A seguito della pandemia Covid la spesa sanitaria nei paesi dell’area Ocse la spesa sanitaria è aumentata in media di quasi l’1% del Pil pre pendemia.
Il dato è contenuto in un draft dell’Ocse che si interroga su come poter garantire il mantenimento di livelli adeguati di risorse per la sanità in vista di possibili nuove emergenze sanitarie ma anche per far fronte alle liste d’attesa accumulatesi per prestazioni sanitarie non Covid, a fronte dell’attuale situazione di incertezza economica caratterizzata da una forte inflazione e dalle incertezze conseguenti al perdurare della guerra in Ucraina.
L’Ocse sottolinea come la crisi sanitaria provocata dal Covid abbia evidenziato la necessità di ulteriori investimenti per rafforzare il sistema sanitario per far fronte a possibili nuovi shock con investimenti pari almeno all'1,4% del PIL pre-pandemia.
Tuttavia, secondo l’Ocse, le prospettive economiche limitano le opzioni per aumentare la spesa complessiva per la salute, oggi in media pari a un incidenza del 15% sul totale della spesa pubblica, e che, secondo ‘Ocse, dovrebbe aumentare almeno del 5% entro il 2040 per soddisfare i nuovi bisogni di salute.

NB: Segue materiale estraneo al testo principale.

#pragma unroll 1
    for (int rd = 0; rd < FR / G; ++rd) {
      const int f = rd * G + warp * FPW + fw;
      const int n = n0 + f;
      const bool live = n < p.n_frames;
      const float* fs = sp + f * hop;

      float2 z[32];
      load_frame<LOG2N>(fs, win, hop, z, l);
      K1_STAMP(4);
      if (rd == FR / G - 1) {
        __syncthreads();
        const int tn = t + gridDim.x;
        by_tma = false;
        if (tn < total_tiles) {
          const int rown = tn / p.n_tiles, tilen = tn - rown * p.n_tiles;
          by_tma = stage_span_async(
              p, sp, rown, (tilen * FR + p.drop_edge) * hop + p.origin + (p.row_origin ? __ldg(p.row_origin + rown) : 0),
              &s_bar);
        }
      }
      K1_STAMP(5);
      warp_fft<LOG2N, true>(z, xb, tw, l);

      const float2 u0 = ut[l];
      float2* so = (DIRECT && p.stft_out) ? p.stft_out + (size_t)row * F * p.n_frames + n : nullptr;
#pragma unroll
      for (int m = 0; m < 16; ++m) {
        const float2 zk = z[m];
        float2 zn;
        zn.x = __shfl_sync(0xffffffffu, z[31 - m].x, src_lane);
        zn.y = __shfl_sync(0xffffffffu, z[31 - m].y, src_lane);
        if (l == 0) zn = z[(32 - m) & 31];
        const int k = l + LPF * m;
        const float2 xe = add2(zk, make_float2(zn.x, -zn.y));
        const float2 xo = add2(make_float2(zk.y, -zk.x), make_float2(zn.y, zn.x));
        const float2 w = untangle_twiddle_m<LOG2N>(ut, u0, l, m);
        const float2 xk = fma2(bcast2(w.x), xo, fma2(make_float2(-w.y, w.y), make_float2(xo.y, xo.x), xe));
        const float2 d = fma2(bcast2(2.0f), xe, neg2(xk));
        if constexpr (STAGED) {
          float2* xc = reinterpret_cast<float2*>(xb);
          xc[k] = make_float2(g * xk.x, g * xk.y);
          xc[N - k] = make_float2(g * d.x, -g * d.y);
        } else {
          if constexpr (DIRECT) {
            if (so && live) {
              so[(size_t)k * p.n_frames] = make_float2(g * xk.x, g * xk.y);
              so[(size_t)(N - k) * p.n_frames] = make_float2(g * d.x, -g * d.y);
            }
          }
          xb[k] = fast_sqrt(fmaf(xk.x, xk.x, xk.y * xk.y));
          xb[N - k] = fast_sqrt(fmaf(d.x, d.x, d.y * d.y));
        }
      }
      if (l == 0) {
        const float2 zh = make_float2(2.0f * z[16].x, 2.0f * z[16].y);
        if constexpr (STAGED) {
          reinterpret_cast<float2*>(xb)[N / 2] = make_float2(g * zh.x, -g * zh.y);
        } else {
          if constexpr (DIRECT) {
            if (so && live) so[(size_t)(N / 2) * p.n_frames] = make_float2(g * zh.x, -g * zh.y);
          }
          xb[N / 2] = fast_sqrt(fmaf(zh.x, zh.x, zh.y * zh.y));
          xb[N + 1] = 0.f; xb[N + 2] = 0.f; xb[N + 3] = 0.f;
        }
      }
      __syncwarp();

    }
    K1_STAMP(6);

    const int nf = min(FR, p.n_frames - n0);
    float* mo = p.mel_out ? p.mel_out + (size_t)row * p.n_mels * p.n_frames + n0 : nullptr;
    if (p.mel_out) {
      __syncthreads();
      K1_STAMP(7);
      const int fl = lane & 7, jq = lane >> 3;
      const float lscale = p.post_power * 0.30102999566398120f;
      if (packed) {
        const float4* mpk4 = reinterpret_cast<const float4*>(mpk);
        for (int fc = 0; fc < FR; fc += 8) {
          const int f = fc + fl;
          const float* xf = xbs + f * p.xb_stride;
          if (!s_clamp) {
            for (int mm = 4 * warp + jq; mm < p.n_mels; mm += 32) {
              const int4 sg = mseg[mm];
              const float4* w4 = mpk4 + sg.x;
              const float4* v4 = reinterpret_cast<const float4*>(xf + sg.y);
              float2 a01 = make_float2(0.f, 0.f), a23 = a01;
              for (int it = 0; it < sg.w; it += 2) {
                const float4 wa = w4[it], wb = w4[it + 1], va = v4[it], vb = v4[it + 1];
                a01 = fma2(make_float2(wa.x, wa.y), make_float2(va.x, va.y), a01);
                a23 = fma2(make_float2(wb.x, wb.y), make_float2(vb.x, vb.y), a23);
                a01 = fma2(make_float2(wa.z, wa.w), make_float2(va.z, va.w), a01);
                a23 = fma2(make_float2(wb.z, wb.w), make_float2(vb.z, vb.w), a23);
              }
              float acc = ((a01.x + a01.y) + (a23.x + a23.y)) * ga;
              if (p.post == B2A_POST_LOG10) acc = lscale * fast_log2(fmaxf(acc, p.post_eps));
              else if (p.post == B2A_POST_LN) acc = logf(acc + p.post_eps);
              if (f < nf) mo[(size_t)mm * p.n_frames + f] = acc;
            }
          } else {
            const int lim = PL::XB - 4;
            for (int mm = 4 * warp + jq; mm < p.n_mels; mm += 32) {
              const int4 sg = mseg[mm];
              const float4* w4 = mpk4 + sg.x;
              float a0 = 0.f, a1 = 0.f;
              for (int it = 0; it < sg.w; ++it) {
                const float4 w = w4[it];
                const float4 v = *reinterpret_cast<const float4*>(xf + min(sg.y + 4 * it, lim));
                a0 = fmaf(w.x, v.x, a0); a1 = fmaf(w.y, v.y, a1);
                a0 = fmaf(w.z, v.z, a0); a1 = fmaf(w.w, v.w, a1);
              }
              float acc = (a0 + a1) * ga;
              if (p.post == B2A_POST_LOG10) acc = lscale * fast_log2(fmaxf(acc, p.post_eps));
              else if (p.post == B2A_POST_LN) acc = logf(acc + p.post_eps);
              if (f < nf) mo[(size_t)mm * p.n_frames + f] = acc;
            }
          }
        }
      } else {
        for (int fc = 0; fc < FR; fc += 8) {
          const int f = fc + fl;
          const float* xf = xbs + f * p.xb_stride;
          for (int mm = 4 * warp + jq; mm < p.n_mels; mm += 32) {
            float acc = mel_band(p.mel_fb, p.mel_lo, p.mel_hi, F, mm, xf) * ga;
            if (p.post == B2A_POST_LOG10) acc = lscale * fast_log2(fmaxf(acc, p.post_eps));
            else if (p.post == B2A_POST_LN) acc = logf(acc + p.post_eps);
            if (f < nf) mo[(size_t)mm * p.n_frames + f] = acc;
          }
        }
      }
    }

    K1_STAMP(8);
    if constexpr (STAGED) {
      __syncthreads();
      const int nf = min(FR, p.n_frames - n0);
      float2* o = p.stft_out + (size_t)row * F * p.n_frames + n0;
      for (int i = tid; i < F * FR; i += 256) {
        const int k = i / FR, f = i - k * FR;
        if (f < nf) o[(size_t)k * p.n_frames + f] = reinterpret_cast<const float2*>(xbs + f * p.xb_stride)[k];
      }
    }
    K1_STAMP(9);
    K1_STAMP(10);
#ifdef B2A_K1_PROBE
    ++it_probe;
#endif
  }
}

#ifdef B2A_K1_PROBE
static int g_k1_last[3];
#endif

template <int LOG2N>
static int launch_warp(Params& p, void* stream) {
  using PL = WPlan<LOG2N>;
  p.span = (PL::FR - 1) * p.hop + p.n_fft;
  p.n_tiles = (p.n_frames + PL::FR - 1) / PL::FR;
  int o = align16(p.span * 4);
  p.off_win = o; o = align16(o + p.n_fft * 4);
  p.off_tw = o; o = align16(o + PL::NTW * PL::LPF * 8 + 16);
  p.off_ut = o; o = align16(o + PL::NUT * PL::LPF * 8);
  p.xb_stride = PL::XB;
  p.stage_stft = 0;
  if (p.stft_out && !p.mel_out) {
    const int wide = ((2 * PL::N + 4 + 3) / 4) * 4;
    if (wide >= PL::XB && o + PL::G * wide * 4 + 64 <= 112 * 1024) { p.xb_stride = wide; p.stage_stft = 1; }
  }
  p.off_buf = o; o = align16(o + PL::G * p.xb_stride * 4);
  p.off_mag = o;
  p.off_mel = o;
  const int base = o;
  p.off_mpk = o; p.off_mseg = o;
  if (p.mel_out && p.mel_packed_len > 0) {
    p.off_mpk = o; o = align16(o + p.mel_packed_len * 4);
    p.off_mseg = o; o = align16(o + p.n_mels * 16);
    if (o > 227 * 1024) { o = base; p.mel_packed_len = 0; }
  }
  p.smem_bytes = o;
  B2A_REQUIRE(o <= 227 * 1024, B2A_E_UNSUPPORTED,
              "spectral: n_fft=%d hop=%d n_mels=%d needs %d bytes of shared memory (> 227 KB)", p.n_fft, p.hop,
              p.n_mels, o);
  const int64_t total = (int64_t)p.rows * p.n_tiles;
  B2A_REQUIRE(total < (int64_t)2147483647, B2A_E_UNSUPPORTED, "spectral: too many tiles");
  auto kern = p.stage_stft ? spectral_warp_kernel<LOG2N, 1>
                           : (p.stft_out ? spectral_warp_kernel<LOG2N, 2> : spectral_warp_kernel<LOG2N, 0>);
  B2A_CUDA_OK(cudaFuncSetAttribute(kern, cudaFuncAttributeMaxDynamicSharedMemorySize, o));
  int64_t grid;
  const int rc = persistent_grid(kern, o, total, &grid);
  if (rc != B2A_OK) return rc;
#ifdef B2A_K1_PROBE
  if (LOG2N == 10 && !p.stft_out) {
    B2A_CUDA_OK(cudaOccupancyMaxActiveBlocksPerMultiprocessor(&g_k1_last[0], kern, 256, (size_t)o));
    g_k1_last[1] = (int)grid; g_k1_last[2] = o;
  }
#endif
  B2A_LAUNCH(kern, dim3((unsigned)grid), dim3(256), (size_t)o, stream, p);
  B2A_CUDA_OK(cudaGetLastError());
  return B2A_OK;
}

I sistemi sanitari stanno registrando un aumento significativo dei costi per la fornitura di servizi
L'aumento dei costi per gas, carburante ed elettricità è tra le prime cause di incremento dei costi considerando che il settore della salute è comunque caratterizzato da un alto consumo energetico.
Ad incidere sono poi l’incremento dei salari e del costo del lavoro registrato in molti paesi con effetti a catena su un'ampia gamma di beni e servizi.
L'aumento dell'inflazione e il rallentamento economico influiranno sulle risorse per finanziare la sanità
Inizialmente, tuttavia, rileva l’Ocse, gli aumenti dei prezzi e dei salari porteranno a una crescita del gettito fiscale totale e correlato al reddito, aumentando così potenzialmente le risorse per la spesa sanitaria pubblica (almeno in termini nominali). Ad esempio, in tutta l'Ocse, la crescita dei salari nominali in tutti i settori è stata intorno al 6-7% nel 2021 e dovrebbe raggiungere un livello simile nel 2022-23.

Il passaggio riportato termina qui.